Some of us will think of it as an attack when the bots ignore robots.txt (or honor changes very slowly), masquerade intentionally as something they are not, and use tons of different addresses hitting the same site, especially when it is continuous. I discovered this, myself, on a small internet-connected club server later last year. The mediawiki site was becoming unresponsive and throwing errors. On investigation, we were having dozens of http requests per second, from Amazon and Bytedance. Every one of them was coming from a different IP address. Only our main page was allowed in robots.txt, so SOMETHING would end up on search sites, but the bots didn't care.
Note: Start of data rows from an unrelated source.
@@ -233,6 +236,58 @@
     default: hipLaunchKernelGGL(k_g1_fft_stage<0>, grid, block, 0, s, data, logn, m, roots, wnaf, W, total, batch); break;
     }
     prof_end(s, "g1_fft_stage");
+}
+
+template <int MODE, bool PRE = false> __global__ __launch_bounds__(G1_BLOCK, 2) void k_g1_twist(g1j *data, uint32_t logn, const fr *roots, const int8_t *wnaf, uint64_t stride, uint64_t total, uint64_t batch) {
+    uint64_t t = blockIdx.x * (uint64_t)blockDim.x + threadIdx.x;
+    if (t >= total) return;
+    const uint64_t p = t / batch, b = t % batch;
+    const uint64_t j = bitrev32g((uint32_t)p, logn);
+    if (!j) return;
+    g1j *ptr = data + (b << logn) + p;
+    const g1j y = *ptr;
+    if (is_inf(y)) return;
+    const uint64_t ti = j * stride;
+    g1aq tbl[8]; fq dz[7]; g1jq q; g1j packed;
+    int st;
+    if (MODE == 4) {
+        if (PRE) st = g1_mul_glv_wnaf_aq_pre_q<true, true>(g1jq_unpack(y), roots[ti], tbl, dz, wnaf + ti * KZG_WNAF_ROW, q, packed);
+        else { int8_t dg1[132], dg2[132]; st = g1_mul_glv_wnaf_aq<true, true>(y, roots[ti], tbl, dz, dg1, dg2, 1, q, packed); }
+    } else {
+        const fr kk = roots[ti];
+        glv_halves h;
+#pragma unroll
+        for (int i = 0; i < 4; i++) { h.k1[i] = kk.l[i]; h.k2[i] = kk.l[4 + i]; }
+        h.neg1 = h.neg2 = 0;
+        st = g1_mul_glv_regular_aq<true>(g1jq_unpack(y), h, tbl, dz, q, packed);
+    }
+    *ptr = st == 1 ? g1jq_pack(q) : st == 2 ? packed : g1_inf();
+}
+void launch_g1_twist(hipStream_t s, g1j *data, uint64_t n, uint64_t batch, const fr *roots, const int8_t *wnaf, uint64_t W) {
+    uint64_t total = n * batch;
+    if (!total || n < 2) return;
+    prof_begin(s, "g1_twist");
+    if (const int lanes = g1_stage_lanes(total); lanes > 1) {
+        launch_g1_twist_coop(s, lanes, data, n, batch, roots, wnaf, W, total);
+        prof_end(s, "g1_twist");
+        return;
+    }
+    const dim3 grid((uint32_t)((total + G1_BLOCK - 1) / G1_BLOCK)), block(G1_BLOCK);
+    const uint32_t logn = ilog2g(n);
+    const uint64_t stride = W / (2 * n);
+    if (g1_stage_mode(batch) == 4) {
+        if (batch >= (uint64_t)KZG_WNAF_ROWS_MIN) hipLaunchKernelGGL((k_g1_twist<4, true>), grid, block, 0, s, data, logn, roots, wnaf, stride, total, batch);
+        else hipLaunchKernelGGL((k_g1_twist<4, false>), grid, block, 0, s, data, logn, roots, wnaf, stride, total, batch);
+    } else hipLaunchKernelGGL(k_g1_twist<0>, grid, block, 0, s, data, logn, roots, wnaf, stride, total, batch);
+    prof_end(s, "g1_twist");
+}
+__global__ __launch_bounds__(G1_BLOCK, 2) void k_g1_add_vec(const g1j *a, const g1j *b, g1j *out, uint64_t total) {
+    uint64_t t = blockIdx.x * (uint64_t)blockDim.x + threadIdx.x;
+    if (t < total) out[t] = g1_add(a[t], b[t]);
+}
+void launch_g1_add_vec(hipStream_t s, const g1j *a, const g1j *b, g1j *out, uint64_t total) {
+    if (!total) return;
+    hipLaunchKernelGGL(k_g1_add_vec, dim3((uint32_t)((total + G1_BLOCK - 1) / G1_BLOCK)), dim3(G1_BLOCK), 0, s, a, b, out, total);
 }
 
 struct g1jq_slot { uint32_t w[39]; uint32_t inf; uint32_t pad; };
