+template <int NTL>
+__device__ __forceinline__ void dec_partial(const DecP& p, const lds_u8* Xd, int stride, int lane, int wave, v16i (&acc)[NTL]) {
+  const int nks = p.cin_pad >> 5, per = nks >> 3;
+  const lds_u8* const xd_lane = Xd + sep2_a_lane_off(lane);
+#pragma unroll
+  for (int n = 0; n < NTL; ++n)
+#pragma unroll
+    for (int r = 0; r < 16; ++r) acc[n][r] = 0;
+  for (int i = 0; i < per; ++i) {
+    const int ks = wave * per + i;
+    const v4i wf = *w_frag(p.w, p.cin_pad, 0, ks);
+#pragma unroll
+    for (int n = 0; n < NTL; ++n) {
+      const v4i a = sep2_a_frag(xd_lane + n * stride, ks);
+      acc[n] = __builtin_amdgcn_mfma_i32_32x32x32_i8(a, wf, acc[n], 0, 0, 0);
+    }
+  }
+}
+__device__ __forceinline__ void dec_put_partial(int* red, const v16i& acc, int lane, int wave) {
+  const int h = lane >> 5;
+#pragma unroll
+  for (int r = 0; r < 16; ++r) red[(wave * 32 + mfma32_row(r, h)) * 33 + (lane & 31)] = acc[r];
+}
+__device__ __forceinline__ void dec_reduce(const DecP& p, const int* red, float* lg, int b, int t0, int tid) {
+#pragma unroll
+  for (int pass = 0; pass < 2; ++pass) {
+    const int f = 16 * pass + (tid >> 5), c = tid & 31;
+    int a = p.bias[c];
+#pragma unroll
+    for (int w = 0; w < 8; ++w) a += red[(w * 32 + f) * 33 + c];
+    const int t = t0 + f;
+    if (c < p.ncls && t < p.T) {
+      if (p.acc_dbg) p.acc_dbg[((size_t)b * p.ncls + c) * p.Tp + t] = a;
+      const float z = mul_f32_unfused((float)a, p.sb[c]);
+      lg[f * 33 + c] = z;
+      if (p.logits) p.logits[((size_t)b * p.T + t) * p.ncls + c] = z;
+    }
+  }
+}
+__device__ __forceinline__ void dec_softmax(const DecP& p, const float* x, int b, int t) {
+  float m = x[0];
+  int am = 0;
+  for (int c = 1; c < p.ncls; ++c) {
+    const float v = x[c];
+    if (v > m) { m = v; am = c; }
+  }
+  float s = 0.f;
+  for (int c = 0; c < p.ncls; ++c) s += expf(x[c] - m);
+  const float ls = logf(s);
+  const size_t row = (size_t)b * p.T + t;
+  if (p.logp)
+    for (int c = 0; c < p.ncls; ++c) p.logp[row * p.ncls + c] = (x[c] - m) - ls;
+  if (p.tokens) p.tokens[row] = am;
+  if (p.frame_score) p.frame_score[row] = 0.0f - ls;
+}
+
 __global__ void __launch_bounds__(DEC_NT) k_dec(DecP p) {
   extern __shared__ __attribute__((aligned(16))) unsigned char smem[];
-  const int tid = threadIdx.x, lane = tid & 63, h = lane >> 5;
+  const int tid = threadIdx.x, lane = tid & 63;
   const int wave = __builtin_amdgcn_readfirstlane(tid >> 6);
   const int b = blockIdx.x, t0 = blockIdx.y * DEC_TT;
   lds_u8* const Xd = (lds_u8*)smem;
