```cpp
void bn_relu_maxpool(const bf16* x, bf16* y, uint8_t* idx, PoolGeom g, const float* sums, int parts, float count,
                     const float* gamma, const float* beta, float eps, float* save_mean, float* save_istd,
                     float* run_mean, float* run_var, float momentum, hipStream_t s) {
  if (!bn_relu_maxpool_supported(g)) throw std::runtime_error("bn_relu_maxpool: unsupported geometry");
  const long total = (long)g.N * g.OH * g.OW * g.C / 8;
  auto k = (g.ph == 2 && g.pw == 2) ? bn_relu_maxpool_kernel<2> : bn_relu_maxpool_kernel<0>;
  hipLaunchKernelGGL(k, dim3(grid_for(total, 256, 2048)), dim3(256), 2 * g.C * sizeof(float), s,
                     x, y, idx, g, sums, parts, count, gamma, beta, eps, save_mean, save_istd, run_mean, run_var,
                     momentum);
  DCNN_LAUNCH_CHECK();
}

template <typename T>
static void bn_apply_t(const T* x, T* y, long R, int C, const float* sums, int parts, float count, const float* gamma,
                       const float* beta, float eps, const T* residual, int relu, float* save_mean,
                       float* save_istd, float* run_mean, float* run_var, float momentum, int use_running,
                       hipStream_t s) {
  const size_t shm = 2 * C * sizeof(float);
  if (bn_v_ok(R, C)) {
    int U, g;
    const unsigned nv = (unsigned)(R * C / 8);
    bn_v_launch_shape(nv, C, &U, &g);
#define DCNN_BNV(U_, RES_)                                                                                       \
  if (U == U_ && (residual != nullptr) == RES_)                                                                  \
    hipLaunchKernelGGL((bn_apply_v_kernel<T, U_, RES_>), dim3(g), dim3(256), shm, s, x, y, nv, C, sums, parts, count, \
                       gamma, beta, eps, residual, relu, save_mean, save_istd, run_mean, run_var, momentum, use_running);
    DCNN_BNV(1, false) DCNN_BNV(2, false) DCNN_BNV(4, false) DCNN_BNV(1, true) DCNN_BNV(2, true) DCNN_BNV(4, true)
#undef DCNN_BNV
    DCNN_LAUNCH_CHECK();
    return;
  }
  if (C % 8 == 0) {
    const int g = grid_for(R * C / 8, 256, 2048);
    hipLaunchKernelGGL((bn_apply_kernel<T, 8>), dim3(g), dim3(256), shm, s, x, y, R, C, sums, parts, count, gamma, beta,
                       eps, residual, relu, save_mean, save_istd, run_mean, run_var, momentum, use_running);
  } else {
    const int g = grid_for(R * C, 256, 2048);
    hipLaunchKernelGGL((bn_apply_kernel<T, 1>), dim3(g), dim3(256), shm, s, x, y, R, C, sums, parts, count, gamma, beta,
                       eps, residual, relu, save_mean, save_istd, run_mean, run_var, momentum, use_running);
  }
  DCNN_LAUNCH_CHECK();
}

void bn_apply(int dtype, const void* x, void* y, long R, int C, const float* sums, int parts, float count,
              const float* gamma, const float* beta, float eps, const void* residual, int relu, float* save_mean,
              float* save_istd, float* run_mean, float* run_var, float momentum, int use_running, hipStream_t s) {
  if (dtype == 0)
    bn_apply_t<float>((const float*)x, (float*)y, R, C, sums, parts, count, gamma, beta, eps, (const float*)residual,
                      relu, save_mean, save_istd, run_mean, run_var, momentum, use_running, s);
  else
    bn_apply_t<bf16>((const bf16*)x, (bf16*)y, R, C, sums, parts, count, gamma, beta, eps, (const bf16*)residual,
                     relu, save_mean, save_istd, run_mean, run_var, momentum, use_running, s);
}

template <typename T>
static void bn_bwd_apply_t(const T* dy, const T* yout, const T* x, T* dx, long R, int C, const float* mean,
                           const float* istd, const float* gamma, const float* sums, int parts, float count,
                           float* dgamma, float* dbeta, int eval_mode, hipStream_t s) {
  if (bn_v_ok(R, C)) {
    int U, g;
    const unsigned nv = (unsigned)(R * C / 8);
// ... 63 lines not shown
```

### dcnn_amd/csrc/kernels/pool_act.hip

```cpp
#include "common.h"
#include "api.h"

namespace dcnn {

template <typename T>
__device__ __forceinline__ float ld(const T* p, long i) { return to_f(p[i]); }
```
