   TTS_CHECK_ARG(d.cout2 == 384 || d.cout2 == 192, "wavenet_layer: res/skip width %d (384, or 192 for the last layer)", d.cout2);
   TTS_CHECK_ARG(d.compute == TTS_COMPUTE_BF16 || d.compute == TTS_COMPUTE_F16, "wavenet_layer: 16-bit MFMA configurations only (compute %d)", d.compute);
   TTS_CHECK_ARG(d.tile_rows == WN_BM, "wavenet_layer: tile table must use %d rows, got %d", WN_BM, d.tile_rows);
-  TTS_CHECK_ARG((d.ld_in & 3) == 0 && (d.ld_out & 3) == 0 && (d.ld_cond & 3) == 0 && ((uintptr_t)d.hs_in & 15) == 0 && ((uintptr_t)d.hs_out & 15) == 0 &&
-                    ((uintptr_t)d.cond & 15) == 0 && ((uintptr_t)d.w1 & 15) == 0 && ((uintptr_t)d.w2 & 15) == 0 && ((uintptr_t)d.b1 & 15) == 0 &&
-                    ((uintptr_t)d.b2 & 15) == 0,
+  TTS_CHECK_ARG((d.ld_in & 3) == 0 && (d.ld_out & 3) == 0 && ((uintptr_t)d.hs_in & 15) == 0 && ((uintptr_t)d.hs_out & 15) == 0 && ((uintptr_t)d.w1 & 15) == 0 &&
+                    ((uintptr_t)d.w2 & 15) == 0 && ((uintptr_t)d.b1 & 15) == 0 && ((uintptr_t)d.b2 & 15) == 0,
                 "wavenet_layer: rows and weights must be 16-byte aligned");
+  if (c) {
+    TTS_CHECK_ARG(c->g && c->wc && c->bc, "wavenet_layer: null conditioning pointer");
+    TTS_CHECK_ARG(c->ld_g >= WN_G && (c->ld_g & 3) == 0 && c->col0 >= 0 && (c->col0 & 31) == 0 && c->col0 + 2 * WN_H <= c->wc_n,
+                  "wavenet_layer: conditioning columns %d .. of %d, row stride %d", c->col0, c->wc_n, c->ld_g);
+    TTS_CHECK_ARG(((uintptr_t)c->g & 15) == 0 && ((uintptr_t)c->wc & 15) == 0 && ((uintptr_t)c->bc & 15) == 0, "wavenet_layer: conditioning operands must be 16-byte aligned");
+  } else {
+    TTS_CHECK_ARG(d.cond, "wavenet_layer: null pointer");
+    TTS_CHECK_ARG((d.ld_cond & 3) == 0 && ((uintptr_t)d.cond & 15) == 0, "wavenet_layer: rows and weights must be 16-byte aligned");
+  }
   if (d.n_tiles == 0) return TTS_OK;
-  const size_t lds = ((size_t)(WN_BM + WN_TAPS - 1) * WN_XP * 2 + 255) / 256 * 256 + WN_RING * (size_t)WN_SLAB_BYTES;
-  static unsigned long long raised[2] = {0, 0};
   const bool f16 = d.compute == TTS_COMPUTE_F16;
-  const void* k = f16 ? reinterpret_cast<const void*>(wavenet_layer_kernel<true>) : reinterpret_cast<const void*>(wavenet_layer_kernel<false>);
-  if (raise_lds_limit(k, raised[f16 ? 1 : 0]) != hipSuccess) {
-    set_error("wavenet_layer: raising the dynamic LDS limit failed");
-    return TTS_E_LAUNCH;
-  }
-  if (f16) hipLaunchKernelGGL(wavenet_layer_kernel<true>, dim3(d.n_tiles), dim3(256), lds, st, d);
-  else hipLaunchKernelGGL(wavenet_layer_kernel<false>, dim3(d.n_tiles), dim3(256), lds, st, d);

I changed it to ignore everything on the site, instead of just the main page, but that apparently isn't checked very often. It took me hours of manually banning over a thousand IP addresses before the server could reasonably respond to web requests again.
Example hit:
47.128.50.93 - - [22/Sep/2024:15:03:05 -0400] "GET /mediawiki/index.php?days=30&from=20240920012115&title=Special%3ARecentChanges HTTP/1.1" 200 10111 "-" "Mozilla/5.0 (Linux; Android 5.0) AppleWebKit/537.36 (KHTML, like Gecko) Mobile Safari/537.36 (compatible; Bytespider; spider-feedback@bytedance.com)"
Eventually, the overwhelming majority of the "robots" (web scrapers) did honor robots.txt disallowing everything, some just did so very lazily and took days of attempted hammering us before stopping. I still haven't removed the IP blocks nor put robots.txt back to allowing just the main page.